Dicho de otro modo: los ahorristas cambian riesgos locales conocidos por otras dudas menos visibles sobre el emisor, el custodio, el reclamo legal y las reservas. La etiqueta de dólar digital no responde esas preguntas. Cincuenta dólares no mueven un portafolio. Pagan una factura.
El 99% del dinero retirado siguió moviéndose en los siguientes 30 días, según el informe. Se usa para salarios, facturas, pagos a proveedores y gastos diarios. Funcionan más como rieles de pago que como depósitos. Keith Vander Leest, director general en Estados Unidos de BVNK, calcula que la velocidad de los dólares on-chain es hasta 100 veces mayor que la del dinero fíat.
Las empresas enfrentan otro problema: cómo obtener ganancias con dólares digitales sin hacer impredecible el flujo de caja. Merlin Egalite, cofundador de Morpho, señala que lo que faltaba para la adopción institucional era la previsibilidad. «Cuando el rendimiento flota, no puedes planear el flujo de caja y las empresas dejan sus dólares digitales quietos», explica. Para los hogares, el problema es de liquidez clara: la protección puede estar en dólares, pero el alquiler y la comida se pagan en moneda local.

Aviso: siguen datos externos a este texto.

__device__ __forceinline__ void floor1_unwrap_rows(const uint8_t* cb, const uint16_t* ys, uint16_t* fy, DevStatus* status, const bool act,
                                                   const uint32_t fl_id, const uint32_t p, const size_t gid, const uint32_t stride,
                                                   floor1_lds_u32* const col, const uint32_t NT) {
  const FloorConst* const floors = (const FloorConst*)(cb + hdr_of(cb)->off_floor);
  typedef uint32_t u32x16 __attribute__((ext_vector_type(16)));
  typedef const __attribute__((address_space(4))) u32x16* const_grp;
  typedef const __attribute__((address_space(4))) uint32_t* kptr;
  uint64_t todo = __ballot(act);
  while (todo) {
    const uint32_t f = __builtin_amdgcn_readlane(fl_id, (uint32_t)__builtin_ctzll(todo));
    const bool mine = act && fl_id == f;
    todo &= ~__ballot(mine);
    const FloorConst* fc = floors + f;
    const uint32_t posts = *(kptr)(uintptr_t)&fc->posts, range = *(kptr)(uintptr_t)&fc->range, mult = *(kptr)(uintptr_t)&fc->mult;
    const uint32_t ngroups = *(kptr)(uintptr_t)&fc->ngroups;
    if (!mine) continue;
    if (posts <= 32u) {
      uint32_t fr[32];
      const uint2* in8 = (const uint2*)(ys + gid * stride);
      uint2 win[8];
#pragma unroll
      for (uint32_t j = 0; j < 8; ++j) {
        win[j] = make_uint2(0u, 0u);
        if (j * 4 < posts) win[j] = in8[j];
      }
      uint32_t flags = 3;
      bool bad = false;
      typedef const __attribute__((address_space(4))) u32x16* const_pk4;
      for (int attempt = 0; attempt < 2; ++attempt) {
        const bool exact = attempt == 1;
#pragma unroll
        for (uint32_t j = 0; j < 8; ++j) {
          fr[4 * j + 0] = win[j].x & 0xFFFFu;
          fr[4 * j + 1] = win[j].x >> 16;
          fr[4 * j + 2] = win[j].y & 0xFFFFu;
          fr[4 * j + 3] = win[j].y >> 16;
        }
        flags = 3;
        bad = false;
        uint32_t big_acc = 0;
        auto step = [&](const uint32_t i, const uint32_t kx, const uint32_t ky, const uint32_t kz, const uint32_t touched) {
          const uint32_t lo = kx & 0xFFFFu, hi = kx >> 16;
          const uint32_t val = fr[i], ylo = fr[lo], yhi = fr[hi];
          const uint32_t dxi = ky & 0xFFFFu, adx = ky >> 16;
          const bool up = yhi >= ylo;
          const uint32_t ady = up ? yhi - ylo : ylo - yhi;
          const uint32_t prod = ady * dxi;
          uint32_t off;
          if (exact) {
            off = prod / adx;
          } else {
            off = (uint32_t)(((float)prod + 0.5f) * __uint_as_float(kz));
            big_acc |= prod >> 21;
          }
          const uint32_t predicted = up ? ylo + off : ylo - off;
          const bool ok = predicted <= range;
          const uint32_t pr = ok ? predicted : 0u;
          const uint32_t high_room = range - pr;
          const uint32_t m = min(high_room, pr);
          const uint32_t d = val - m;
          const uint32_t dbig = high_room > pr ? d : ~d;
          const uint32_t dsmall = (val >> 1) ^ (0u - (val & 1u));
          const uint32_t delta = val >= 2u * m ? dbig : dsmall;
          const uint32_t fn = val == 0 ? pr : pr + delta;
          flags |= val != 0 ? touched : 0u;
          bad = bad || !ok;
          fr[i] = bad ? 0u : fn;
        };
        u32x16 kn = *(const_pk4)(uintptr_t)&fc->pk[2];
        for (uint32_t i = 2; i < posts; i += 4) {
          const u32x16 kq = kn;
          kn = *(const_pk4)(uintptr_t)&fc->pk[i + 4];
          step(i, kq[0], kq[1], kq[2], kq[3]);
          if (i + 1 < posts) step(i + 1, kq[4], kq[5], kq[6], kq[7]);
          if (i + 2 < posts) step(i + 2, kq[8], kq[9], kq[10], kq[11]);
          if (i + 3 < posts) step(i + 3, kq[12], kq[13], kq[14], kq[15]);
        }
        if (exact || !__any(big_acc != 0u)) break;
        if (big_acc == 0u) break;
      }
      uint2* out8 = (uint2*)(fy + gid * stride);
      if (bad) raise_status(status, VSYN_ST_FLOOR_RANGE, p);
#pragma unroll
      for (uint32_t j = 0; j < 8; ++j) {
        if (j * 4 >= posts) break;
        uint32_t w[4];
#pragma unroll
        for (uint32_t e = 0; e < 4; ++e) {
          const uint32_t i = 4 * j + e;
          uint32_t v = fr[i] * mult;
          if (v > 0x7FFFu || fr[i] > 0x7FFFu) v = 0x7FFFu;
          w[e] = i < posts ? (bad ? 0x8000u : (v | (((flags >> i) & 1u) << 15))) : 0u;
        }
        out8[j] = make_uint2(w[0] | (w[1] << 16), w[2] | (w[3] << 16));
      }
      continue;
    }
    {
      const uint2* in8 = (const uint2*)(ys + gid * stride);
      for (uint32_t j = 0; j * 4 < posts; ++j) {
        const uint2 w = in8[j];
        col[(4 * j + 0) * NT] = w.x & 0xFFFFu;
        col[(4 * j + 1) * NT] = w.x >> 16;
        col[(4 * j + 2) * NT] = w.y & 0xFFFFu;
        col[(4 * j + 3) * NT] = w.y >> 16;
      }
    }
    uint64_t flags_lo = 3;
    uint32_t flag_64 = 0;
    bool bad = false;
    u32x16 kn = *(const_grp)(uintptr_t)&fc->sched[0][0];
    for (uint32_t gi = 0; gi < ngroups; ++gi) {
      const u32x16 kq = kn;
      kn = *(const_grp)(uintptr_t)&fc->sched[gi + 1u < VSYN_SCHED_GROUPS ? gi + 1u : gi][0];
      uint32_t val[4], ylo[4], yhi[4], fn[4], prod[4], off[4];
#pragma unroll
      for (int e = 0; e < 4; ++e) {
        val[e] = col[kq[4 * e + 3] * NT];
        ylo[e] = col[(kq[4 * e] & 0xFFFFu) * NT];
        yhi[e] = col[(kq[4 * e] >> 16) * NT];
      }
      bool any_big = false;
#pragma unroll
      for (int e = 0; e < 4; ++e) {
        const uint32_t dxi = kq[4 * e + 1] & 0xFFFFu;
        const bool up = yhi[e] >= ylo[e];
        const uint32_t ady = up ? yhi[e] - ylo[e] : ylo[e] - yhi[e];
        prod[e] = ady * dxi;
        off[e] = (uint32_t)(((float)prod[e] + 0.5f) * __uint_as_float(kq[4 * e + 2]));
        any_big = any_big || prod[e] >= (1u << 21) || ady >= 65536u;
      }
      if (__any(any_big)) {
#pragma unroll
        for (int e = 0; e < 4; ++e) {
          const bool up = yhi[e] >= ylo[e];
          const uint32_t ady = up ? yhi[e] - ylo[e] : ylo[e] - yhi[e];
          if (prod[e] >= (1u << 21) || ady >= 65536u) off[e] = prod[e] / (kq[4 * e + 1] >> 16);
        }
      }
#pragma unroll
      for (int e = 0; e < 4; ++e) {
        const bool up = yhi[e] >= ylo[e];
        const uint32_t predicted = up ? ylo[e] + off[e] : ylo[e] - off[e];
        const bool ok = predicted <= range;
        const uint32_t pr = ok ? predicted : 0u;
        const uint32_t high_room = range - pr, low_room = pr;
        const uint32_t room = min(high_room, low_room) * 2;
        const uint32_t big = high_room > low_room ? val[e] - low_room + pr : pr - val[e] + high_room - 1;
        const uint32_t small = (val[e] & 1u) ? pr - (val[e] + 1) / 2 : pr + val[e] / 2;
        fn[e] = val[e] == 0 ? pr : (val[e] >= room ? big : small);
        const uint32_t lo = kq[4 * e] & 0xFFFFu, hi = kq[4 * e] >> 16, i = kq[4 * e + 3];
        const uint64_t touched = (1ull << lo) | (1ull << hi) | (i < 64u ? 1ull << i : 0ull);
        flags_lo |= val[e] != 0 ? touched : 0ull;
        flag_64 |= (val[e] != 0 && i >= 64u) ? 1u : 0u;
        bad = bad || !ok;
      }
#pragma unroll
      for (int e = 0; e < 4; ++e) col[kq[4 * e + 3] * NT] = bad ? 0u : fn[e];
    }
    uint2* out8 = (uint2*)(fy + gid * stride);
    if (bad) raise_status(status, VSYN_ST_FLOOR_RANGE, p);
    for (uint32_t j = 0; j * 4 < posts; ++j) {
      uint32_t w[4];
#pragma unroll
      for (uint32_t e = 0; e < 4; ++e) {
        const uint32_t i = 4 * j + e;
        const uint32_t fv = i < posts ? col[i * NT] : 0u;
        uint32_t v = fv * mult;
        if (v > 0x7FFFu || fv > 0x7FFFu) v = 0x7FFFu;
        const uint32_t fl = i < 64 ? (uint32_t)((flags_lo >> i) & 1ull) : (i == 64 ? flag_64 : 0u);
        w[e] = i < posts ? (bad ? 0x8000u : (v | (fl << 15))) : 0u;
      }
      out8[j] = make_uint2(w[0] | (w[1] << 16), w[2] | (w[3] << 16));
    }
  }
}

Qué necesitan los bancos locales para recuperar el dinero
La competencia ya no es local. Cada mejora en los productos en dólares del exterior —desde un rendimiento predecible hasta crédito más fácil— hace que el dinero guardado fuera del país sea más útil y eleva el estándar para traerlo de vuelta. La estabilidad macroeconómica sigue siendo fundamental, pero ya no basta.
Los ahorristas buscarán algo más: tasas de cambio transparentes, propiedad con claridad legal, custodia independiente y pruebas de dónde está realmente su dinero. La mayoría de las aplicaciones extranjeras todavía no cumple con ese estándar, según el informe. Los gobiernos de América Latina antes dependían en parte de obstáculos para mantener el capital dentro de sus fronteras. Esos obstáculos han desaparecido casi por completo.
Recuperar ese dinero dependerá de productos financieros que las personas puedan verificar y de instituciones en las que estén listas para confiar de nuevo. No es un problema técnico: es un problema de credibilidad. Y la credibilidad tarda más en reconstruirse que un tipo de cambio.